Two weeks down and feeling good. A little tightness in the right ankle from twisting it a few months back, but that still only bothers after a run and not during. I’ve had a few really good trailish runs, mostly through trails and some road running lately. Going through the local park over here it’s all downhill until it’s very, very much not. It’s about 2 miles to the mouth of the first trail that leads into the park system. You hit the first left and ‘that’s when the fun starts. My goal for the first two weeks was not to stop running until the first set of stairs, next week will be until the second.
Being all downhill for the first 2 miles is a great way to start the run, but of course with only one way in and out, what goes down, must come up. It’s a great course because you get a good hard faast pace to start off with then a good steady swift trail course to really concentrate on and pace yourself. Then you have the climb back out of there to really work the legs. The last two hundred yards climb about 40 feet through a soft switchback and pops you out at the trailhead and parking lot. I’m pretty positive that nothing glamourous has ever come running UP out that exit. It usually sounds something closer to Tom Waits wresting with a treadmill while trying to blow out birthday candles.
Nevertheless I head into that course knowing that what doesn’t kill you makes you stronger and all the other crap that goes along with that line of thinking. This last weekend I headed in after a pretty hard spin class and run the day before. I was looking for a good tired run to work on running through the tiredness and coming out the other end. First 3 miles I was really not buying it, then at around 3.5 I felt the legs give a bit and I picked it up with a really good pace. It was only 7 miles, but the hills were pretty constant and I didn’t walk or take it easy on the day. Knowing the run was the only workout for the day. Plus, week two, I didn’t feel like I needed to kill it out there and risk injury.
Came in with an ave. of 7:40. In the details of the run the ave. might seem a bit off. The first two miles being downhill I ran at about 5:55. It’s hard to run controlled at that speed, so that’s what I was working on, turnover, control. My heart rate was smooth and calm, about 75% perceived effort. Then the hills hit and of course I just concentrated on light and steady, no extreme burst of energy, again control.

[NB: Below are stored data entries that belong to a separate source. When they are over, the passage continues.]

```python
class GemmDesc(C.Structure):

    _fields_ = [
        ("A", C.c_void_p), ("lda", C.c_longlong),
        ("W", C.c_void_p), ("ldw", C.c_longlong),
        ("M", C.c_int), ("N", C.c_int), ("K", C.c_int),
        ("Ti", C.c_int), ("Hi", C.c_int), ("Wi", C.c_int), ("Cin", C.c_int),
        ("To", C.c_int), ("Ho", C.c_int), ("Wo", C.c_int),
        ("st", C.c_int), ("sh", C.c_int), ("sw", C.c_int), ("relu_in", C.c_int),
        ("bias", C.c_void_p), ("act", C.c_int),
        ("res1", C.c_void_p), ("res2", C.c_void_p), ("res_f32", C.c_int),
        ("ldr", C.c_longlong), ("res_mod", C.c_int),
        ("out_f32", C.c_void_p), ("out_T", C.c_void_p), ("ldc", C.c_longlong),
        ("epi", C.c_int),
        ("vt", C.c_void_p), ("S", C.c_int), ("H", C.c_int), ("Dp", C.c_int),
        ("kt", C.c_int), ("kh", C.c_int), ("kw", C.c_int), ("Cout", C.c_int),
        ("a_gr", C.c_int), ("a_gs", C.c_int), ("a_go", C.c_int),
        ("c_gr", C.c_int), ("c_gs", C.c_int), ("c_go", C.c_int),
        ("out_relu_T", C.c_void_p),
        ("k_tiled", C.c_void_p),
        ("splitk", C.c_int), ("partial", C.c_void_p),
        ("hyper", C.c_void_p), ("hyper_rows", C.c_int),
        ("q_scale", C.c_float), ("tuning", C.c_int),
        ("w_gr", C.c_int), ("w_gs", C.c_longlong), ("b_gs", C.c_int), ("o_gs", C.c_longlong),
        ("ups_hi", C.c_int), ("ups_wi", C.c_int),
        ("kw_cols", C.c_int), ("kw_len", C.c_int),
    ]


class EncoderCfg(C.Structure):

    _fields_ = [
        ("dim", C.c_int), ("depth", C.c_int), ("heads", C.c_int), ("head_dim", C.c_int), ("mlp_hidden", C.c_int),
        ("in_chans", C.c_int), ("frames", C.c_int), ("img_h", C.c_int), ("img_w", C.c_int),
        ("pt", C.c_int), ("ph", C.c_int), ("pw", C.c_int),
        ("patch_kp", C.c_int), ("ln_eps", C.c_float),
    ]


class DptCfg(C.Structure):

    _fields_ = [
        ("dim", C.c_int), ("nt", C.c_int), ("nh", C.c_int), ("nw", C.c_int),
        ("layer_dims", C.c_int * 4),
        ("feature_dim", C.c_int), ("last_dim", C.c_int), ("out_ch", C.c_int),
        ("actpost", (C.c_int * 3) * 4), ("fusion", (C.c_int * 3) * 4),
        ("out_t", C.c_int), ("out_h", C.c_int), ("out_w", C.c_int),
        ("post_exp", C.c_int),
    ]
# ... 166 lines not shown
```

### l4p_amd/csrc/api.hip

```cpp
#include <stdarg.h>
#include <stdio.h>
#include <string.h>

#include <string>
#include <unordered_map>
#include <vector>

#include <stdlib.h>

#include "engine.hpp"

static thread_local char g_err[512] = "";

void l4p_set_error(const char* fmt, ...) {
    va_list ap;
    va_start(ap, fmt);
    vsnprintf(g_err, sizeof(g_err), fmt, ap);
    va_end(ap);
}

int launch_layernorm_res(int dtype, const float* x, int x_mod, const void* delta_T, const float* gamma, const float* beta, float eps,
                         void* out_T, float* out_f32, int M, int C, const float* add, int add_mod, void* out_T2, const float* x_shared,
                         int x_period, int x_split, hipStream_t stream, float* out_sum = nullptr, const float* part = nullptr,
                         int nsplit = 0, const float* pbias = nullptr, float* out_stats = nullptr);

extern "C" {

const char* l4p_last_error(void) { return g_err; }
int l4p_abi_version(void) { return 17; }

int l4p_stream_create_cu_mask(int first_cu, int n_cus, l4p_stream* out) {
    if (!out || first_cu < 0 || n_cus < 1 || first_cu + n_cus > 1024) {
        l4p_set_error("l4p_stream_create_cu_mask: bad CU range [%d, %d)", first_cu, first_cu + n_cus);
        return L4P_E_INVALID;
    }
    uint32_t mask[32] = {0};
    for (int c = first_cu; c < first_cu + n_cus; ++c) mask[c >> 5] |= 1u << (c & 31);
    hipStream_t s = nullptr;
    HIP_TRY(hipExtStreamCreateWithCUMask(&s, (uint32_t)((first_cu + n_cus + 31) / 32), mask));
    *out = (l4p_stream)s;
    return 0;
}
int l4p_stream_destroy(l4p_stream s) {
    HIP_TRY(hipStreamDestroy((hipStream_t)s));
    return 0;
}

int l4p_gemm(l4p_stream stream, int dtype, const l4p_gemm_desc* d) {
    if (!d) {
        l4p_set_error("l4p_gemm: null descriptor");
        return L4P_E_INVALID;
    }
// ... 396 lines not shown
```

### l4p_amd/csrc/api_dpt.hip

```cpp
#include <string.h>

#include <string>

#include "engine.hpp"

namespace {

struct Bump {
    char* base;
    size_t off, cap;
    bool dry;
    void* take(size_t bytes) {
        const size_t a = (off + 255) & ~(size_t)255;
        off = a + bytes;
        return dry ? (void*)1 : (off <= cap ? base + a : nullptr);
    }
};

struct Vol {
    void* p;
    int t, h, w, c;
    long long vox(int B) const { return (long long)B * t * h * w; }
};

// ... 97 lines not shown
        if (rc || dry) return o;
        GemmParams p;
        memset(&p, 0, sizeof(p));
        p.A = x.p;
        p.W = W(wk);
        p.ldw = (long long)(k[0] == 1 ? 3 : 2) * (k[1] == 1 ? 3 : 2) * (k[2] == 1 ? 3 : 2) * x.c;
        p.M = (int)x.vox(B);
        p.N = k[0] * k[1] * k[2] * cout;
        p.K = (int)p.ldw;
        p.Ti = x.t;
        p.Hi = x.h;
        p.Wi = x.w;
        p.Cin = x.c;
        p.bias = (const float*)W(bk);
        p.out_T = o.p;
        p.out_relu_T = relu_copy ? relu_copy->p : nullptr;
        p.kt = k[0];
        p.kh = k[1];
        p.kw = k[2];
        p.Cout = cout;
        if (!rc) rc = launch_gemm(dt, 2, p, st);
        return o;
    }
    Vol conv3(const Vol& x_in, const char* wk, const char* bk, int cout, const int s[3], int act, const void* r1, const void* r2,
              Vol* relu_copy, int ups_h = 0, int ups_w = 0) {
        Vol x = x_in;
        if (ups_h > 0) x.h = ups_h, x.w = ups_w;
        Vol o = vol((x.t - 1) / s[0] + 1, (x.h - 1) / s[1] + 1, (x.w - 1) / s[2] + 1, cout);
        if (relu_copy) *relu_copy = vol(o.t, o.h, o.w, cout);
        const long long M = o.vox(B);
        const int sk = ups_h > 0 ? 1 : splitk_for(M, cout, 27 * x.c, es);
        float* partial = sk > 1 ? (float*)alloc((size_t)sk * M * cout * 4) : nullptr;
        if (rc || dry) return o;
        GemmParams p;
        memset(&p, 0, sizeof(p));
        p.A = x.p;
        p.W = W(wk);
        p.ldw = 27 * x.c;
        p.M = (int)M;
        p.N = cout;
        p.K = 27 * x.c;
        p.Ti = x.t;
        p.Hi = x.h;
        p.Wi = x.w;
        p.Cin = x.c;
        p.To = o.t;
        p.Ho = o.h;
        p.Wo = o.w;
        p.st = s[0];
        p.sh = s[1];
        p.sw = s[2];
        p.bias = bk ? (const float*)W(bk) : nullptr;
        p.act = act;
        if (r1) {
            p.res1 = r1;
            p.res2 = r2;
            p.res_f32 = 0;
            p.ldr = cout;
        }
        p.out_T = o.p;
        p.ldc = cout;
        p.out_relu_T = relu_copy ? relu_copy->p : nullptr;
        p.splitk = sk;
        p.partial = partial;
        if (ups_h > 0) p.ups_hi = x_in.h, p.ups_wi = x_in.w;
        if (!rc) rc = launch_gemm(dt, 1, p, st);
        return o;
    }
    Vol resize(const Vol& x, int t, int h, int w) {
        if (t == x.t && h == x.h && w == x.w) return x;
        Vol o = vol(t, h, w, x.c);
        if (rc || dry) return o;
        rc = launch_upsample(dt, x.p, o.p, B, x.t, x.h, x.w, t, h, w, x.c, 1, st);
        return o;
    }
};

int run(Ctx& c, const l4p_dpt_cfg* cfg, const void* const* hooks, float* out) {
    static const int one[3] = {1, 1, 1};
    const int F = cfg->feature_dim;
    Vol lay[4], layr[4];
    for (int i = 0; i < 4; ++i) {
        Vol tok{(void*)hooks[i], cfg->nt, cfg->nh, cfg->nw, cfg->dim};
        char wk[32], bk[32];
        snprintf(wk, sizeof(wk), "act%d.0.w", i);
        snprintf(bk, sizeof(bk), "act%d.0.b", i);
        Vol a = c.dense(tok, wk, bk, cfg->layer_dims[i]);
        const int* sf = cfg->actpost[i];
// ... 39 lines not shown
                return L4P_E_INVALID;
            }
            o = rcu(r, 1, lay[i], layr[i], p4.p, &orl);
        }
        Vol o2 = rcu(r, 2, o, orl, nullptr, nullptr);
        char wk[32], bk[32];
        snprintf(wk, sizeof(wk), "ref%d.out.w", r);
        snprintf(bk, sizeof(bk), "ref%d.out.b", r);
        Vol oc = c.dense(o2, wk, bk, F);
        const int* fs = cfg->fusion[i];
        path = c.resize(oc, oc.t * fs[0], oc.h * fs[1], oc.w * fs[2]);
        if (c.rc) return c.rc;
    }
    Vol h1 = c.conv3(path, "head1.w", "head1.b", F / 2, one, ACT_NONE, nullptr, nullptr, nullptr);
    Vol h2;
    const bool fuse = is16(c.dt) && knob(KNOB_CONV_UPS) && cfg->out_t == h1.t && (cfg->out_h != h1.h || cfg->out_w != h1.w) &&
                      cfg->last_dim == 128 && h1.c % 32 == 0 && cfg->out_t % 2 == 0 && cfg->out_h % 16 == 0 && cfg->out_w % 16 == 0 &&
                      (long long)c.B * cfg->out_t * cfg->out_h * cfg->out_w / 512 >= 192 &&
                      (long long)c.B * cfg->out_t * cfg->out_h * cfg->out_w * h1.c * 2 < (1ll << 32);
    if (fuse && !c.dry) {
        h2 = c.conv3(h1, "head2.w", "head2.b", cfg->last_dim, one, ACT_RELU, nullptr, nullptr, nullptr, cfg->out_h, cfg->out_w);
    } else {
        Vol h1u = c.resize(h1, cfg->out_t, cfg->out_h, cfg->out_w);
        h2 = c.conv3(h1u, "head2.w", "head2.b", cfg->last_dim, one, ACT_RELU, nullptr, nullptr, nullptr);
    }
    if (c.rc || c.dry) return c.rc;
    return launch_head_out(c.dt, h2.p, (const float*)c.W("out.w"), (const float*)c.W("out.b"), out,
                           (long long)h2.t * h2.h * h2.w, c.B, cfg->last_dim, cfg->out_ch, cfg->post_exp, c.st);
}

}

extern "C" {

size_t l4p_dpt_workspace_bytes(const l4p_engine* e, const l4p_dpt_cfg* cfg, int B) {
    if (!e || !cfg || B <= 0) return 0;
    Ctx c;
    c.e = e;
    c.st = nullptr;
    c.dt = e->dtype;
    c.es = esize_of(e->dtype);
    c.B = B;
    c.ws = Bump{nullptr, 0, 0, true};
    c.dry = true;
    const void* hooks[4] = {(void*)1, (void*)1, (void*)1, (void*)1};
    run(c, cfg, hooks, nullptr);
// ... 21 lines not shown
```

### l4p_amd/csrc/conv3_halo.hpp

```cpp
#pragma once
#include "gemm.hpp"

template <int WR, int WC>
struct ConvHaloCfg {
    static constexpr int BM = WR * 128, BN = WC * 64, CK = 32;
    static constexpr int TT = 2, TW = 16, TH = BM / (TT * TW);
    static constexpr int HH = TH + 2, HW = TW + 2, PR = HH * HW, NPL = TT + 2;
    static constexpr int PRP = (PR + 15) / 16 * 16;
    static constexpr int HALO_BYTES = NPL * PRP * 64;
    static constexpr int WSLOT = BN * 64, NSLOT = 4;
    static constexpr int LDS_BYTES = HALO_BYTES + NSLOT * WSLOT;
    static constexpr int W_PASS = BN * 4 / 512;
    static constexpr int H_PASS = (PRP * 4 + 511) / 512;
};

template <typename T, int WR, int WC, bool UPS = false>
__global__ __launch_bounds__(512) void conv3_halo_kernel(const GemmParams p) {
    static_assert(WR * WC == 8 && (WC == 2 || WC == 4), "8 waves");
    typedef ConvHaloCfg<WR, WC> Cfg;
    constexpr int BM = Cfg::BM, BN = Cfg::BN, TM = 8, TN = 4;
    constexpr int TT = Cfg::TT, TH = Cfg::TH, TW = Cfg::TW, HH = Cfg::HH, HW = Cfg::HW, PR = Cfg::PR, PRP = Cfg::PRP;
    constexpr int WSLOT = Cfg::WSLOT, W_PASS = Cfg::W_PASS, H_PASS = Cfg::H_PASS;
    static_assert(2 * H_PASS <= 9, "planes 2 / 3 are refilled before tap 9");
    typedef const __attribute__((address_space(1))) void* gptr_t;
    typedef __attribute__((address_space(3))) void* lptr_t;

    extern __shared__ __attribute__((aligned(16))) char smem[];
    char* const wring = smem + Cfg::HALO_BYTES;

    const int tid = threadIdx.x, lane = tid & 63;
    const int wave = __builtin_amdgcn_readfirstlane(tid >> 6);
    const int wr = wave / WC, wc = wave % WC, grp = wave >> 2;
    const int li = lane & 15, kg = lane >> 4;

    const int nbw = p.Wo / TW, nbh = p.Ho / TH, nbt = p.To / TT;
    const int ntiles = (p.M / BM);
    int tile;
    {
        const int bid = (int)blockIdx.x, xcd = bid & 7, idx = bid >> 3, q = ntiles >> 3, r = ntiles & 7;
        tile = (xcd < r ? xcd * (q + 1) : r * (q + 1) + (xcd - r) * q) + idx;
    }
    int rem = tile;
#ifdef CONV_HALO_ORDER_WTH
    const int bw = rem % nbw;
    rem /= nbw;
    const int bt = rem % nbt;
    rem /= nbt;
#else
    const int bt = rem % nbt;
    rem /= nbt;
    const int bw = rem % nbw;
    rem /= nbw;
#endif
// ... 246 lines not shown
                    tap = 0;
                    ++cs;
                    toff = (-PRP - HW) * 64;
                }
            }
        }
        koff3 += tap_bytes;
        if (++tap3 == 27) {
            tap3 = 0;
            koff3 += 64 - 27 * tap_bytes;
        }
    }
    if (grp == 0) __builtin_amdgcn_s_barrier();
    asm volatile("s_waitcnt vmcnt(0)" ::: "memory");

    const long long origin = (((long long)bb * p.To + t0) * p.Ho + h0) * p.Wo + w0;
    const int m_tile = tile * BM;
    const long long hw_out = (long long)p.Ho * p.Wo;
    const int Wo = p.Wo;
    auto rowmap = [=](int m) -> long long {
        const int r = m - m_tile, f = r >> 4;
        return origin + (long long)(f / TH) * hw_out + (f % TH) * Wo + (r & 15);
    };
    gemm_epilogue_dense_cases<T, TM, TN>(p, acc, m_tile + wr * 128, wc * 64, li, kg, rowmap);
}
```

### l4p_amd/csrc/gemm.hip

```cpp
#include "gemm.hpp"
int launch_gemm_bf16(int mode, const GemmParams& p, hipStream_t stream);
int launch_gemm_f16(int mode, const GemmParams& p, hipStream_t stream);
int launch_gemm_f32(int mode, const GemmParams& p, hipStream_t stream);

static int launch_subpixel_checked(int dtype, const GemmParams& d, hipStream_t stream) {
    const int es = esize_of(dtype);
    GemmParams p = d;
    const long long ksub = (long long)p.kt * p.kh * p.kw;
    if (p.kt < 1 || p.kh < 1 || p.kw < 1 || ksub < 2 || ksub > 64 || p.Ti < 1 || p.Hi < 1 || p.Wi < 1 || p.Cin < 1 || p.Cout < 1 || p.M <= 0) {
        l4p_set_error("conv3d_subpixel: needs strides kt, kh, kw >= 1 (at least one axis up-scaled, at most 64 sub-positions), a grid and channels");
        return L4P_E_INVALID;
    }
    const int cells = (p.kt == 1 ? 3 : 2) * (p.kh == 1 ? 3 : 2) * (p.kw == 1 ? 3 : 2);
    if (p.Cin % (128 / es) || p.Cout % 128 || p.N != ksub * p.Cout || p.M % (p.Ti * p.Hi * p.Wi) || p.ldw < (long long)cells * p.Cin || (p.ldw * es) % 16) {
        l4p_set_error("conv3d_subpixel: Cin %% %d, Cout %% 128, N == kt*kh*kw*Cout, M == B*Ti*Hi*Wi, ldw >= %d*Cin", 128 / es, cells);
        return L4P_E_INVALID;
    }
    if (p.Ti * p.kt < 2 || p.Hi * p.kh < 2 || p.Wi * p.kw < 2) {
        l4p_set_error("conv3d_subpixel: every up-scaled axis must be at least 2 long (three border classes per axis)");
        return L4P_E_INVALID;
    }
    if (!p.out_T || p.out_f32 || p.res1 || p.res2 || p.act != L4P_ACT_NONE || p.relu_in || p.splitk > 1 || p.a_gr > 0 || p.c_gr > 0 || p.w_gr > 0 ||
        p.kw_cols > 0 || p.ups_hi > 0 || (long long)p.M * ksub * p.Cout >= (1ll << 40)) {
        l4p_set_error("conv3d_subpixel: out_T (+ out_relu_T) only: no residual, activation, split-K, row maps or grouped weights");
        return L4P_E_INVALID;
    }
    p.To = p.Ti, p.Ho = p.Hi, p.Wo = p.Wi;
    p.st = p.sh = p.sw = 1;
    p.K = (int)p.ldw;
    p.epi = L4P_EPI_CONVT;
    return dtype == L4P_BF16 ? launch_gemm_bf16(2, p, stream) : dtype == L4P_F16 ? launch_gemm_f16(2, p, stream) : launch_gemm_f32(2, p, stream);
}
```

Then the long climb out back up to 80th, about 2.5 miles, steady effort, ave. 8:15. Trying to keep plus or minus 15 sec. on 8:00 minute miles. Still at about 80% perceived effort (PE). Then the last mile back to the house, all rollers up and down, I really wanted a good hard effort, so I ran at about 90% PE until I was a block from the house. I ave. about 7:00 minutes per mile on the last and felt really good, controlled.
I’ve been doing a crap load of leg work at the gym, mostly for the bike, but also for added benefit for hill work on runs.
So for the most part I got 2 really good weeks or training started and feel good about weight, fitness and cardio. Weight is the thing that I use as a short guide on something, not sure what. Anything over 130 and I feel too heavy, anything below 124 and I feel too weak. I know it has nothing to do with weight, but still, that’s my metric. So my goal fighting weight is 125.5. I’m starting off this year at 127, in comparison I started last at 133 and the year before at 131.
All this just means that I feel light and ready to start jumping into the buzz saw that training can be. I’ve also really studied and looked over old running logs and calendars to see what worked and what didn’t and to see if there were any patterns that I could just make into routines. For the most part I’m just happy the the first 2 weeks have gone so well.